## TASK INSTRUCTIONS
Beneath this line is the data. Output exactly the lines from the line with "-371,7 +401,7 @@" to the line with "base, uint32_t lane)", both ends included, and nothing more.
★ ★ ★ ★
@@ -284,6 +266,54 @@
     total = wsum[32];
     __syncthreads();
     return ex;
+}
+
+constexpr uint32_t FAN_SCAN_V = 4;
+
+__device__ __forceinline__ void d_group_scan(const FanScratch &sc, uint32_t G, uint32_t *wsum )
+{
+    const uint4 *c4 = (const uint4 *)sc.gcnt;
+    const uint32_t per = (G + 4 * blockDim.x - 1) / (4 * blockDim.x) * 4;
+    const uint32_t a = min(G, threadIdx.x * per), b = min(G, a + per);
+    uint32_t sum = 0;
+    for (uint32_t g0 = a; g0 < b; g0 += 4 * FAN_SCAN_V) {
+        uint4 v[FAN_SCAN_V];
+#pragma unroll
+        for (uint32_t j = 0; j < FAN_SCAN_V; j++) v[j] = g0 + 4 * j < b ? __ldcg(c4 + g0 / 4 + j) : make_uint4(0, 0, 0, 0);
+#pragma unroll
+        for (uint32_t j = 0; j < FAN_SCAN_V; j++) {
+            const uint32_t g = g0 + 4 * j;
+            sum += (g < b ? v[j].x : 0) + (g + 1 < b ? v[j].y : 0) + (g + 2 < b ? v[j].z : 0) + (g + 3 < b ? v[j].w : 0);
+        }
+    }
+    uint32_t total;
+    uint32_t at = block_excl_scan_u32(sum, wsum, total);
+    for (uint32_t g0 = a; g0 < b; g0 += 4 * FAN_SCAN_V) {
+        uint4 v[FAN_SCAN_V];
+#pragma unroll
+        for (uint32_t j = 0; j < FAN_SCAN_V; j++) v[j] = g0 + 4 * j < b ? __ldcg(c4 + g0 / 4 + j) : make_uint4(0, 0, 0, 0);
+#pragma unroll
+        for (uint32_t j = 0; j < FAN_SCAN_V; j++) {
+            const uint32_t n4[4] = {v[j].x, v[j].y, v[j].z, v[j].w};
+#pragma unroll
+            for (uint32_t k = 0; k < 4; k++) {
+                const uint32_t g = g0 + 4 * j + k, n = n4[k];
+                if (g >= b) continue;
+                uint32_t cls = KB_NONE;
+                if (n > sc.big_t) {
+                    const uint32_t slot = atomicAdd(&sc.ctl[FC_NLARGE], 1u);
+                    if (slot < sc.max_large) {
+                        cls = slot;
+                        sc.large_list[slot] = g;
+                    }
+                } else if (n > 32) {
+                    sc.med_list[atomicAdd(&sc.ctl[FC_NMED], 1u)] = g;
+                }
+                sc.galloc[g] = ((unsigned long long)cls << 32) | at;
+                at += n;
+            }
+        }
+    }
 }
 
 __device__ __forceinline__ void d_sort_medium(const FanScratch &sc, uint32_t *bm, uint32_t *wsum, uint32_t *red)
@@ -371,7 +401,7 @@
 }
 
 __device__ __forceinline__ void d_watcher_big(const TabDev &tb, const FanScratch &sc, bool mono, uint32_t w, uint32_t n,
-                                              uint32_t base, uint32_t lane)
+                                              uint32_t base, uint32_t lane, uint32_t *cnt_s)
 {
     const uint64_t mr = __ldg(tb.wminrev + w);
     uint32_t lo = 0, cnt = 0;
@@ -418,27 +448,26 @@
         }
     }
     if (lane == 0) {
-        sc.wcnt[w] = cnt;
+        *cnt_s = cnt;
         sc.wsrc[w] = base;
         sc.wn[w] = n;
         sc.wlo[w] = lo;
     }
 }
 
-__device__ __forceinline__ void d_watcher_count(const TabDev &tb, const FanScratch &sc, bool mono)
+__device__ __forceinline__ void d_watcher_count(const TabDev &tb, const FanScratch &sc, bool mono, uint32_t r0, uint32_t r1,
+                                                uint32_t *cnt_s)
 {
     const uint32_t lane = threadIdx.x & 31, half = lane >> 4, sub = lane & 15;
-    const uint32_t warps = (gridDim.x * blockDim.x) >> 5;
-    for (uint32_t w0 = ((blockIdx.x * blockDim.x + threadIdx.x) >> 5) * 2; w0 < tb.n_ids; w0 += warps * 2) {
+    const uint32_t warps = blockDim.x >> 5;
+    for (uint32_t w0 = r0 + (threadIdx.x >> 5) * 2; w0 < r1; w0 += warps * 2) {
         const uint32_t w = w0 + half;
-        const bool have = w < tb.n_ids;
+        const bool have = w < r1;
         const uint32_t g = have ? __ldg(tb.wgroup + w) : KB_NONE;
         uint32_t n = 0, base = 0;
-        unsigned long long a = FAN_UNSET;
-        if (g != KB_NONE) a = __ldcg(&sc.galloc[g]);
-        if (a < FAN_BUSY) {
+        if (g != KB_NONE) {
             n = ldcg32(&sc.gcnt[g]);
-            base = (uint32_t)a;
+            base = (uint32_t)__ldcg(&sc.galloc[g]);
         }
         const unsigned hmask = half ? 0xFFFF0000u : 0x0000FFFFu;
         if (n <= 16) {
@@ -454,7 +483,7 @@
             const bool keep = sub < n && ldcg64(&sc.pm[v]) >= mr;
             const uint32_t cnt = __popc(__ballot_sync(hmask, keep));
             if (sub == 0 && have) {
-                sc.wcnt[w] = cnt;
+                cnt_s[w - r0] = cnt;
                 sc.wsrc[w] = base;
                 sc.wn[w] = n;
                 sc.wlo[w] = mono ? n - cnt : 0;
@@ -463,56 +492,81 @@
         __syncwarp();
         const uint32_t n0 = __shfl_sync(FULL, n, 0), n1 = __shfl_sync(FULL, n, 16);
         const uint32_t b0 = __shfl_sync(FULL, base, 0), b1 = __shfl_sync(FULL, base, 16);
-        if (n0 > 16) d_watcher_big(tb, sc, mono, w0, n0, b0, lane);
-        if (n1 > 16 && w0 + 1 < tb.n_ids) d_watcher_big(tb, sc, mono, w0 + 1, n1, b1, lane);
-    }
-}
-
-__device__ __forceinline__ void d_finish(const TabDev &tb, const FanScratch &sc, uint64_t *ws )
-{
-    const uint32_t W = tb.n_ids, lane = threadIdx.x & 31, wid = threadIdx.x >> 5, nw = blockDim.x >> 5;
-    const uint32_t per = ((W + nw - 1) / nw + 31) & ~31u;
-    const uint32_t a = min(W, wid * per), b = min(W, a + per);
-    uint64_t sum = 0;
-    for (uint32_t w = a + lane; w < b; w += 32) sum += ldcg32(&sc.wcnt[w]);
-#pragma unroll
-    for (int d = 16; d > 0; d >>= 1) sum += __shfl_xor_sync(FULL, sum, d);
-    if (lane == 0) ws[wid] = sum;
+        if (n0 > 16) d_watcher_big(tb, sc, mono, w0, n0, b0, lane, &cnt_s[w0 - r0]);
+        if (n1 > 16 && w0 + 1 < r1) d_watcher_big(tb, sc, mono, w0 + 1, n1, b1, lane, &cnt_s[w0 + 1 - r0]);
+    }
+}
+
+__device__ __forceinline__ uint64_t d_look_back(unsigned long long *look, uint32_t r, uint64_t agg)
+{
+    const uint32_t lane = threadIdx.x & 31;
+    volatile unsigned long long *vl = look;
+    if (lane == 0) vl[r] = (r == 0 ? LB_INC : LB_AGG) | agg;
+    uint64_t prev = 0;
+    for (int64_t j = (int64_t)r - 1; j >= 0; j -= 32) {
+        const int64_t k = j - lane;
+        unsigned long long v;
+        for (;;) {
+            v = k >= 0 ? vl[k] : (unsigned long long)LB_INC;
+            if (__all_sync(FULL, v >= LB_AGG)) break;
+            __nanosleep(32);
+        }
+        const unsigned inc = __ballot_sync(FULL, v >= LB_INC);
+        const uint32_t stop = inc ? __ffs(inc) - 1 : 31;
+        uint64_t x = lane <= stop ? (v & LB_VAL) : 0;
+#pragma unroll
+        for (int d = 16; d > 0; d >>= 1) x += __shfl_xor_sync(FULL, x, d);
+        prev += x;
+        if (inc) break;
+    }
+    if (lane == 0 && r > 0) vl[r] = LB_INC | (prev + agg);
+    return prev;
+}
+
★ ★ ★ ★
## RESPONSE TO THIS EXERCISE
@@ -371,7 +401,7 @@
 }
 
 __device__ __forceinline__ void d_watcher_big(const TabDev &tb, const FanScratch &sc, bool mono, uint32_t w, uint32_t n,
-                                              uint32_t base, uint32_t lane)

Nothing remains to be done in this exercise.